Swazi court gives go-ahead for strike

27 July 2011 - 22:13
By Sapa-AFP
Teachers, nurses and students protest in Swaziland  against the regime
Image: Simphiwe Nkwali Teachers, nurses and students protest in Swaziland against the regime

A Swazi court has given the go-ahead for a two-day strike by labour unions, overturning an earlier order that granted the government a last-minute injunction blocking the mass labour protest.

Industrial Court Judge Dumsani Mazibuko dismissed the government's urgent application to ban the strike, ruling in favour of unions that had argued the government failed to demonstrate the urgency of its request.

The decision overturned a court order granted in the early hours of Wednesday morning that stopped unions from striking over the kingdom's moves to slash civil servants' salaries in an effort to resolve a deepening financial crisis.

Mazibuko said unions would be allowed to go ahead with their plans Thursday and Friday.

Swaziland Democracy Campaign (SDC) spokeswoman Mary da Silva said activists would flood the streets.

"The government has been playing a dirty game," she said.

"We see these moves as government trying to frustrate the protest actions and buy time in their illegitimate stay in power."

The government had argued the Trade Union Congress of Swaziland, the country's largest labour group and the organiser of the strike, had not given authorities sufficient notice.

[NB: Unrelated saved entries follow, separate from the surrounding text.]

# owensgroup/rtx_nerf

Measured on AMD Instinct MI355X. Metric: Mrays/sec rendered (NeRF inference render, traverse->sample->MLP->composite), higher is better.
Workload: dtype f16; 1 GPU; 800x800 inference render, 128^3 grid (procedural Lego stand-in occupancy, 5.3% cells), 8x128 ReLU MLP + Composite-Frequency encoding, 32 samples/segment, 4 hemisphere poses, seeded random fp16 weights; parallelism=single GPU, trace_mode=dda+mip, segments_per_frame_local_max=3152993

## Files before the change

rtx_nerf_amd/csrc/mlp.hip:

```cpp
#include "common.h"

#include <cmath>
#include <cstdlib>
#include <cstring>
#include <mutex>
#include <type_traits>
#include <vector>

#include "mlp_internal.h"

namespace {

#ifndef RTXN_SHARE_DIR
#define RTXN_SHARE_DIR 1
#endif
using rtxn::stage;

struct FwdArgs {
  const uint8_t* packed;
  int n_hidden;
  int out_act;
  const float* input;
  long n;
  const float* start;
// ... 188 lines not shown
  for (int dd = 0; dd < DD; ++dd)
#pragma unroll
    for (int k = 0; k < FBD; ++k) dirs[dd * FBD + k] = __builtin_amdgcn_ds_bpermute(4 * ((lane & 48) + dd), d[k]);
}

template <class ES, int PD, int PF, int DD, int DF, int KS0, int NB, int CT, bool SHARE, bool POS_ONLY = false>
__device__ __forceinline__ void encode_layer0_input(const float (&xq)[CT][5], const int (&dirs)[CT / 2][DirShare16<PD, PF, DD, DF>::n_dwords],
                                                    bool lo, half8 (&bf)[NB][CT]) {
  static_assert(KS0 == ES::KSD + ES::KSP, "k-steps as staged");
#pragma unroll
  for (int ct = 0; ct < CT; ++ct) {
    rtxn::int4v t[KS0];
#pragma unroll
    for (int kk = 0; kk < KS0; ++kk)
#pragma unroll
      for (int e = 0; e < 4; ++e) {
        const int D = 4 * kk + e;
        t[kk][e] = (D >= ES::ND && D < ES::ND + ES::NPADW) ? 0x3c003c00 : 0;
      }
    if constexpr (POS_ONLY) {
    } else if constexpr (SHARE) {
#pragma unroll
      for (int D = 0; D < ES::ND; ++D) t[D / 4][D % 4] = dirs[ct / 2][D];
    } else {
#pragma unroll
      for (int dd = 0; dd < DD; ++dd) {
        int d[3];
        octave_unit<ES::FBD>(xq[ct][PD + dd], d);
#pragma unroll
        for (int k = 0; k < ES::FBD; ++k) t[(dd * ES::FBD + k) / 4][(dd * ES::FBD + k) % 4] = d[k];
      }
    }
    int p[PD][3];
#pragma unroll
    for (int dim = 0; dim < PD; ++dim) octave_unit<3>(xq[ct][dim], p[dim]);
    int slot[8];
#pragma unroll
    for (int dim = 0; dim < PD; ++dim) slot[2 * dim] = p[dim][0], slot[2 * dim + 1] = p[dim][1];
    slot[6] = lo ? p[0][2] : p[1][2];
    slot[7] = p[2][2];
#pragma unroll
    for (int i = 0; i < 8; ++i) t[(ES::POS0 + i) / 4][(ES::POS0 + i) % 4] = slot[i];
    if constexpr (POS_ONLY) {
#pragma unroll
      for (int kk = 0; kk < ES::KSP; ++kk) bf[kk][ct] = __builtin_bit_cast(half8, t[ES::KSD + kk]);
    } else {
#pragma unroll
      for (int kk = 0; kk < KS0; ++kk) bf[kk][ct] = __builtin_bit_cast(half8, t[kk]);
    }
    if constexpr (SHARE && !POS_ONLY) asm volatile("" : "+v"(bf[0][ct]));
  }
}

template <class ES, int PD, int DD, int CT>
__device__ __forceinline__ void encode_direction_pair(const float (&xq)[CT][5], int c, half8 (&bd)[ES::KSD]) {
  rtxn::int4v t[ES::KSD];
#pragma unroll
  for (int kk = 0; kk < ES::KSD; ++kk)
#pragma unroll
    for (int e = 0; e < 4; ++e) {
      const int D = 4 * kk + e;
      t[kk][e] = (D >= ES::ND && D < ES::ND + ES::NPADW) ? 0x3c003c00 : 0;
    }
#pragma unroll
  for (int dd = 0; dd < DD; ++dd) {
    const float x = (c & 1) ? xq[2][PD + dd] : xq[0][PD + dd];
    int d[3];
    octave_unit<ES::FBD>(x, d);
#pragma unroll
    for (int k = 0; k < ES::FBD; ++k) t[(dd * ES::FBD + k) / 4][(dd * ES::FBD + k) % 4] = d[k];
  }
#pragma unroll
  for (int kk = 0; kk < ES::KSD; ++kk) bd[kk] = __builtin_bit_cast(half8, t[kk]);
}

#ifdef RTXN_STAMPS
constexpr int kStampTiles = 4, kStampSlots = 24;
__device__ unsigned g_stamps[8 * kStampTiles * kStampSlots];
#define RTXN_STAMP(k)                                                                                     \
  do {                                                                                                    \
    if (blockIdx.x == 0 && tile_it >= 2 && tile_it < 2 + kStampTiles) {                                   \
      const unsigned t_ = (unsigned)__builtin_amdgcn_s_memtime();                                         \
      if (lane == 0) stamp_lds[(wave_u * kStampTiles + (tile_it - 2)) * kStampSlots + (k)] = t_;          \
    }                                                                                                     \
  } while (0)
#else
#define RTXN_STAMP(k)
#endif
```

The stalemate over wages has dragged for months as Africa's last absolute monarchy battles to stay solvent.

The financial crisis has left the government unable to afford petrol for its vehicles or electricity for all its offices, leaving clinics and schools struggling to stay open.

Unions say they would be willing to negotiate wage cuts if the government would reverse generous perks awarded to politicians last year.

Earlier in the day, some 200 AIDS activists who had planned to join the labour protest decided to go ahead with a march through Mbabane despite the deployment of riot police along the capital's main roads.

They protested outside the finance ministry to demand government not interrupt the supply of anti-retroviral (ARV) drugs.

Swaziland has the highest HIV rate in the world, with one in four adults infected with the virus.

Even small shows of defiance against King Mswati III were once rare.

But since April, anger at the financial crisis has sparked a series of demonstrations against King Mswati III, whose fortune -- estimated at $100 million -- places him on Forbes magazine's list of the 15 richest monarchs in the world.

His jet-set lifestyle, with separate palaces for each of his 13 wives and posh shopping trips abroad, has caused mounting frustrations as the financial crisis deepens.

Last year Swaziland saw a 60 percent drop in revenues from a regional customs union, the government's main source of income.

A new formula in how revenues are distributed saw Swaziland's share slashed, a change for which the kingdom failed to budget.